Monday, Aug. 04, 1930

Prix De Rome

Six young unmarried landscape architects bent over drawing boards for four weeks, competing for this year's fellowship in landscape architecture at the American Academy in Rome. Last week they were lodged in Manhattan's Grand Central art galleries. A large wash drawing of a colonial country estate and a sheaf of complementary sketches won the prize for Richard Coolidge Murdock, Cornell graduate, son of Architect Harris Hunnewell Murdock of Manhattan. Among his perquisites will be $1,550 a year for three years, $500 travel money, an airy comfortable studio on the Janiculum in Rome, entree into Roman diplomatic society, a 10% cash discount at either of Rome's student-favored liquor stores. A restriction: he must not marry during the three years of his scholarship. Great was Prizeman Murdock's publicity when the press discovered he is a distant relative of Calvin Coolidge, journalist.

After Goya

Near the height of artistic anonymity are those painstaking workmen in government office who scratch designs for postage stamps on metal dies. For every hundred philatelists who know the value of a one-cent postoffice Mauritius ($20,000) scarcely one knows the name of its engraver, J. Barnard. No such anonymity is the fate of Stamp Engraver Sanchez Toda, designer of the Spanish Goya memorial stamps which reached U. S. post offices last week. Cables carried his name round the world, foreign reformers held high their hands in horror.

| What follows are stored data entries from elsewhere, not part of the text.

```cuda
template <int TB>
__device__ __forceinline__ void wgmma_ss_n64(float (&d)[32], uint64_t a_desc, uint64_t b_desc, uint32_t accumulate) {
  asm volatile("{.reg .pred p; setp.ne.b32 p, %34, 0; wgmma.mma_async.sync.aligned.m64n64k16.f32.bf16.bf16 "
               "{%0,%1,%2,%3,%4,%5,%6,%7,%8,%9,%10,%11,%12,%13,%14,%15,%16,%17,%18,%19,"
               "%20,%21,%22,%23,%24,%25,%26,%27,%28,%29,%30,%31}, %32, %33, p, 1, 1, 0, %35;}"
               : TFIMM_F8(0), TFIMM_F8(8), TFIMM_F8(16), TFIMM_F8(24)
               : "l"(a_desc), "l"(b_desc), "r"(accumulate), "n"(TB));
}
template <int TB>
__device__ __forceinline__ void wgmma_ss_n128(float (&d)[64], uint64_t a_desc, uint64_t b_desc, uint32_t accumulate) {
  asm volatile("{.reg .pred p; setp.ne.b32 p, %66, 0; wgmma.mma_async.sync.aligned.m64n128k16.f32.bf16.bf16 "
               "{%0,%1,%2,%3,%4,%5,%6,%7,%8,%9,%10,%11,%12,%13,%14,%15,%16,%17,%18,%19,"
               "%20,%21,%22,%23,%24,%25,%26,%27,%28,%29,%30,%31,%32,%33,%34,%35,%36,%37,%38,%39,"
               "%40,%41,%42,%43,%44,%45,%46,%47,%48,%49,%50,%51,%52,%53,%54,%55,%56,%57,%58,%59,"
               "%60,%61,%62,%63}, %64, %65, p, 1, 1, 0, %67;}"
               : TFIMM_F8(0), TFIMM_F8(8), TFIMM_F8(16), TFIMM_F8(24), TFIMM_F8(32), TFIMM_F8(40),
                 TFIMM_F8(48), TFIMM_F8(56)
               : "l"(a_desc), "l"(b_desc), "r"(accumulate), "n"(TB));
}
template <int TB>
__device__ __forceinline__ void wgmma_ss_n256(float (&d)[128], uint64_t a_desc, uint64_t b_desc, uint32_t accumulate) {
  asm volatile("{.reg .pred p; setp.ne.b32 p, %130, 0; wgmma.mma_async.sync.aligned.m64n256k16.f32.bf16.bf16 "
               "{%0,%1,%2,%3,%4,%5,%6,%7,%8,%9,%10,%11,%12,%13,%14,%15,%16,%17,%18,%19,"
               "%20,%21,%22,%23,%24,%25,%26,%27,%28,%29,%30,%31,%32,%33,%34,%35,%36,%37,%38,%39,"
               "%40,%41,%42,%43,%44,%45,%46,%47,%48,%49,%50,%51,%52,%53,%54,%55,%56,%57,%58,%59,"
               "%60,%61,%62,%63,%64,%65,%66,%67,%68,%69,%70,%71,%72,%73,%74,%75,%76,%77,%78,%79,"
               "%80,%81,%82,%83,%84,%85,%86,%87,%88,%89,%90,%91,%92,%93,%94,%95,%96,%97,%98,%99,"
               "%100,%101,%102,%103,%104,%105,%106,%107,%108,%109,%110,%111,%112,%113,%114,%115,%116,%117,%118,%119,"
               "%120,%121,%122,%123,%124,%125,%126,%127}, %128, %129, p, 1, 1, 0, %131;}"
               : TFIMM_F8(0), TFIMM_F8(8), TFIMM_F8(16), TFIMM_F8(24), TFIMM_F8(32), TFIMM_F8(40),
                 TFIMM_F8(48), TFIMM_F8(56), TFIMM_F8(64), TFIMM_F8(72), TFIMM_F8(80), TFIMM_F8(88),
                 TFIMM_F8(96), TFIMM_F8(104), TFIMM_F8(112), TFIMM_F8(120)
               : "l"(a_desc), "l"(b_desc), "r"(accumulate), "n"(TB));
}
template <int N, int TB>
__device__ __forceinline__ void wgmma_ss(float (&d)[N / 2], uint64_t a_desc, uint64_t b_desc, uint32_t accumulate) {
  static_assert(N == 64 || N == 128 || N == 256, "wgmma_ss: tile width 64, 128 or 256");
  if constexpr (N == 64) wgmma_ss_n64<TB>(d, a_desc, b_desc, accumulate);
  else if constexpr (N == 128) wgmma_ss_n128<TB>(d, a_desc, b_desc, accumulate);
  else wgmma_ss_n256<TB>(d, a_desc, b_desc, accumulate);
}
template <>
__device__ __forceinline__ void wgmma_rs<96>(float (&d)[48], const uint32_t (&a)[4], uint64_t b_desc, uint32_t accumulate) {
  asm volatile("{.reg .pred p; setp.ne.b32 p, %53, 0; wgmma.mma_async.sync.aligned.m64n96k16.f32.bf16.bf16 "
               "{%0,%1,%2,%3,%4,%5,%6,%7,%8,%9,%10,%11,%12,%13,%14,%15,%16,%17,%18,%19,"
               "%20,%21,%22,%23,%24,%25,%26,%27,%28,%29,%30,%31,%32,%33,%34,%35,%36,%37,%38,%39,"
               "%40,%41,%42,%43,%44,%45,%46,%47}, {%48,%49,%50,%51}, %52, p, 1, 1, 0;}"
               : TFIMM_F8(0), TFIMM_F8(8), TFIMM_F8(16), TFIMM_F8(24), TFIMM_F8(32), TFIMM_F8(40)
               : "r"(a[0]), "r"(a[1]), "r"(a[2]), "r"(a[3]), "l"(b_desc), "r"(accumulate));
}
template <>
__device__ __forceinline__ void wgmma_rs<128>(float (&d)[64], const uint32_t (&a)[4], uint64_t b_desc, uint32_t accumulate) {
  asm volatile("{.reg .pred p; setp.ne.b32 p, %69, 0; wgmma.mma_async.sync.aligned.m64n128k16.f32.bf16.bf16 "
               "{%0,%1,%2,%3,%4,%5,%6,%7,%8,%9,%10,%11,%12,%13,%14,%15,%16,%17,%18,%19,"
               "%20,%21,%22,%23,%24,%25,%26,%27,%28,%29,%30,%31,%32,%33,%34,%35,%36,%37,%38,%39,"
               "%40,%41,%42,%43,%44,%45,%46,%47,%48,%49,%50,%51,%52,%53,%54,%55,%56,%57,%58,%59,"
               "%60,%61,%62,%63}, {%64,%65,%66,%67}, %68, p, 1, 1, 0;}"
               : TFIMM_F8(0), TFIMM_F8(8), TFIMM_F8(16), TFIMM_F8(24), TFIMM_F8(32), TFIMM_F8(40),
                 TFIMM_F8(48), TFIMM_F8(56)
               : "r"(a[0]), "r"(a[1]), "r"(a[2]), "r"(a[3]), "l"(b_desc), "r"(accumulate));
}
template <>
__device__ __forceinline__ void wgmma_rs<192>(float (&d)[96], const uint32_t (&a)[4], uint64_t b_desc, uint32_t accumulate) {
  asm volatile("{.reg .pred p; setp.ne.b32 p, %101, 0; wgmma.mma_async.sync.aligned.m64n192k16.f32.bf16.bf16 "
               "{%0,%1,%2,%3,%4,%5,%6,%7,%8,%9,%10,%11,%12,%13,%14,%15,%16,%17,%18,%19,"
               "%20,%21,%22,%23,%24,%25,%26,%27,%28,%29,%30,%31,%32,%33,%34,%35,%36,%37,%38,%39,"
               "%40,%41,%42,%43,%44,%45,%46,%47,%48,%49,%50,%51,%52,%53,%54,%55,%56,%57,%58,%59,"
               "%60,%61,%62,%63,%64,%65,%66,%67,%68,%69,%70,%71,%72,%73,%74,%75,%76,%77,%78,%79,"
               "%80,%81,%82,%83,%84,%85,%86,%87,%88,%89,%90,%91,%92,%93,%94,%95}, {%96,%97,%98,%99}, %100, p, 1, 1, 0;}"
               : TFIMM_F8(0), TFIMM_F8(8), TFIMM_F8(16), TFIMM_F8(24), TFIMM_F8(32), TFIMM_F8(40),
                 TFIMM_F8(48), TFIMM_F8(56), TFIMM_F8(64), TFIMM_F8(72), TFIMM_F8(80), TFIMM_F8(88)
               : "r"(a[0]), "r"(a[1]), "r"(a[2]), "r"(a[3]), "l"(b_desc), "r"(accumulate));
}
template <>
__device__ __forceinline__ void wgmma_rs<256>(float (&d)[128], const uint32_t (&a)[4], uint64_t b_desc, uint32_t accumulate) {
  asm volatile("{.reg .pred p; setp.ne.b32 p, %133, 0; wgmma.mma_async.sync.aligned.m64n256k16.f32.bf16.bf16 "
               "{%0,%1,%2,%3,%4,%5,%6,%7,%8,%9,%10,%11,%12,%13,%14,%15,%16,%17,%18,%19,"
               "%20,%21,%22,%23,%24,%25,%26,%27,%28,%29,%30,%31,%32,%33,%34,%35,%36,%37,%38,%39,"
               "%40,%41,%42,%43,%44,%45,%46,%47,%48,%49,%50,%51,%52,%53,%54,%55,%56,%57,%58,%59,"
               "%60,%61,%62,%63,%64,%65,%66,%67,%68,%69,%70,%71,%72,%73,%74,%75,%76,%77,%78,%79,"
               "%80,%81,%82,%83,%84,%85,%86,%87,%88,%89,%90,%91,%92,%93,%94,%95,%96,%97,%98,%99,"
               "%100,%101,%102,%103,%104,%105,%106,%107,%108,%109,%110,%111,%112,%113,%114,%115,%116,%117,%118,%119,"
               "%120,%121,%122,%123,%124,%125,%126,%127}, {%128,%129,%130,%131}, %132, p, 1, 1, 0;}"
               : TFIMM_F8(0), TFIMM_F8(8), TFIMM_F8(16), TFIMM_F8(24), TFIMM_F8(32), TFIMM_F8(40),
                 TFIMM_F8(48), TFIMM_F8(56), TFIMM_F8(64), TFIMM_F8(72), TFIMM_F8(80), TFIMM_F8(88),
                 TFIMM_F8(96), TFIMM_F8(104), TFIMM_F8(112), TFIMM_F8(120)
               : "r"(a[0]), "r"(a[1]), "r"(a[2]), "r"(a[3]), "l"(b_desc), "r"(accumulate));
}

template <int N>
__device__ __forceinline__ void wgmma_ss_tf32(float (&d)[N / 2], uint64_t a_desc, uint64_t b_desc, uint32_t accumulate);

template <>
__device__ __forceinline__ void wgmma_ss_tf32<64>(float (&d)[32], uint64_t a_desc, uint64_t b_desc,
                                                  uint32_t accumulate) {
  asm volatile("{.reg .pred p; setp.ne.b32 p, %34, 0; wgmma.mma_async.sync.aligned.m64n64k8.f32.tf32.tf32 "
               "{%0,%1,%2,%3,%4,%5,%6,%7,%8,%9,%10,%11,%12,%13,%14,%15,%16,%17,%18,%19,"
               "%20,%21,%22,%23,%24,%25,%26,%27,%28,%29,%30,%31}, %32, %33, p, 1, 1;}"
               : TFIMM_F8(0), TFIMM_F8(8), TFIMM_F8(16), TFIMM_F8(24)
               : "l"(a_desc), "l"(b_desc), "r"(accumulate));
}
template <>
__device__ __forceinline__ void wgmma_ss_tf32<128>(float (&d)[64], uint64_t a_desc, uint64_t b_desc,
                                                   uint32_t accumulate) {
  asm volatile("{.reg .pred p; setp.ne.b32 p, %66, 0; wgmma.mma_async.sync.aligned.m64n128k8.f32.tf32.tf32 "
               "{%0,%1,%2,%3,%4,%5,%6,%7,%8,%9,%10,%11,%12,%13,%14,%15,%16,%17,%18,%19,"
               "%20,%21,%22,%23,%24,%25,%26,%27,%28,%29,%30,%31,%32,%33,%34,%35,%36,%37,%38,%39,"
               "%40,%41,%42,%43,%44,%45,%46,%47,%48,%49,%50,%51,%52,%53,%54,%55,%56,%57,%58,%59,"
               "%60,%61,%62,%63}, %64, %65, p, 1, 1;}"
               : TFIMM_F8(0), TFIMM_F8(8), TFIMM_F8(16), TFIMM_F8(24), TFIMM_F8(32), TFIMM_F8(40),
                 TFIMM_F8(48), TFIMM_F8(56)
               : "l"(a_desc), "l"(b_desc), "r"(accumulate));
}

#undef TFIMM_F8

}
```

Before: 11720.

## Add persistent 192-wide GEMM kernel overlapping epilogue with next tile's MMA

```diff
diff --git a/tensorflow-image-models_b200/csrc/gemm_epilogue.cuh b/tensorflow-image-models_b200/csrc/gemm_epilogue.cuh
--- a/tensorflow-image-models_b200/csrc/gemm_epilogue.cuh
+++ b/tensorflow-image-models_b200/csrc/gemm_epilogue.cuh
@@ -193,10 +193,11 @@
   asm volatile("st.shared.b32 [%0], %1;" ::"r"(a), "r"(pack_bf16x2(x, y)) : "memory");
 }
 
-template <typename OutT, int BN, int kFirst, int kSpan, int kAct>
+template <typename OutT, int BN, int kFirst, int kSpan, int kAct, int kPost = -1>
 __device__ __forceinline__ void staged_apply_act(const GemmParams& p, float (&acc)[BN / 2], uint32_t s_wg,
                                                  const float* s_bias, const float* s_gamma) {
   const int act = kAct >= 0 ? kAct : p.act;
+  const bool post = kPost >= 0 ? kPost != 0 : p.act_post != 0;
   const int lane = threadIdx.x & 31, wq = (threadIdx.x >> 5) & 3;
   const int r = wq * 16 + (lane >> 2);
   OutT* const tag = nullptr;
@@ -210,7 +211,7 @@
       v[0] = add2(v[0], pack2(b.x, b.y));
       v[1] = add2(v[1], pack2(b.x, b.y));
     }
-    if (!p.act_post) apply_act_pairs(v, act);
+    if (!post) apply_act_pairs(v, act);
     if (p.gamma != nullptr) {
       const float2 s = *reinterpret_cast<const float2*>(s_gamma + c);
       v[0] = mul2(v[0], pack2(s.x, s.y));
@@ -220,7 +221,7 @@
       v[0] = add2(v[0], ld_staged_pair(tag, a0));
       v[1] = add2(v[1], ld_staged_pair(tag, a1));
     }
-    if (p.act_post) apply_act_pairs(v, act);
+    if (post) apply_act_pairs(v, act);
     st_staged_pair(tag, a0, v[0]);
     st_staged_pair(tag, a1, v[1]);
   }
diff --git a/tensorflow-image-models_b200/csrc/gemm_sm90.cu b/tensorflow-image-models_b200/csrc/gemm_sm90.cu
--- a/tensorflow-image-models_b200/csrc/gemm_sm90.cu
+++ b/tensorflow-image-models_b200/csrc/gemm_sm90.cu
@@ -425,6 +425,227 @@
   if (leader) tma_store_wait_read<0>();
 }
 
+struct OverlapCfg {
+  static constexpr int kBlockN = 192;
+  static constexpr int kABytes = kBlockM * kRowBytes;
+  static constexpr int kStageBytes = kABytes + kBlockN * kRowBytes;
+  static constexpr int kStages = 4;
+  static constexpr int kSlots = 3;
+  static constexpr int kAhead = 2;
+  static constexpr int kOutBytes = 2 * kSlots * kStagedBoxBytes;
+  static constexpr int kVecBytes = 2 * 2 * kBlockN * 4;
+  static constexpr int kNumBarriers = 2 * kStages + 2 * kSlots;
+  static constexpr int kSmemBytes = kStages * kStageBytes + kOutBytes + kVecBytes + kNumBarriers * 8 + 1024;
+  static constexpr int kThreads = kConsumerThreads + 128;
+  static constexpr int kProducerRegs = 40, kConsumerRegs = 232;
+};
+
+template <int N>
+__device__ __forceinline__ void setmaxnreg_dec() { asm volatile("setmaxnreg.dec.sync.aligned.u32 %0;" ::"n"(N)); }
+template <int N>
+__device__ __forceinline__ void setmaxnreg_inc() { asm volatile("setmaxnreg.inc.sync.aligned.u32 %0;" ::"n"(N)); }
+
+__device__ __forceinline__ void mbar_wait_overlap(uint32_t bar, uint32_t parity) {
+  if (mbar_try_wait(bar, parity)) return;
+  const long long t0 = clock64();
+  bool done;
+  while (!(done = mbar_try_wait(bar, parity)) && clock64() - t0 < 4000000000LL) {
+  }
+  if (!done) __trap();
+}
+
+template <int N, typename F>
+__device__ __forceinline__ void with_static_index(int i, F&& f) {
+  if constexpr (N > 0) {
+    if (i == N - 1) f(std::integral_constant<int, N - 1>{});
+    else with_static_index<N - 1>(i, f);
+  }
+}
+
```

Three of the 32 stamps in the Goya issue (11 1/2, 46-c-, $1.15) are reproductions of that acid genius Francisco Goya's best known picture La Maja Desnuda ("The Nude Maia"), a portrait of the bold, bare, buxom Maria Teresa, Duchess of Alba. The picture caused trouble when Goya painted it.* Trouble continued last week.

The stamps (29,800) were speedily sold. Letters from the facetious, protests from puritans flooded the Spanish Postoffice, the International Postal Union. Plaints ranged from statements that what is art in Latin countries is obscenity in the Nordic north, to threats of official proceedings against the Spanish Government for sending obscene matter through the mails. To the postal union wrote a Swiss zealot:

"An indecent picture is bad enough . . . but a postage stamp, whose back side must be licked! . . . Millions of innocent children collect stamps."

In Manhattan that expert in pornography, John Saxton Sumner of the Society for the Suppression of Vice, admitted sadly that he could do nothing about a stamp issued by the Spanish Government.

Pope Sits

In Rome last week one Guarino Roscioli, young sculptor, chiseled with Renaissance fever on a marble bust of and for Pope Pius XI. The commission was a result of His Holiness' good nature. He had seen a passable clay model which Sculptor Roscioli had made solely from photographs, had summoned the young man to correct some lineaments from a personal sitting.

*Hearing that his wife was posing in the altogether for the great Spanish satirist, the Duke of Alba swore that lie would paint Goya's picture in Goya's blood. Friends repeated the threat to the artist. When the Duke arrived unexpectedly at Goya's studio the next day he found his wife lightly but sufficiently clad in flimsy trousers, toreador's jacket, posing for another picture which sly Goya had stayed up all night to paint. Both pictures now hang side by side in the Seville gallery.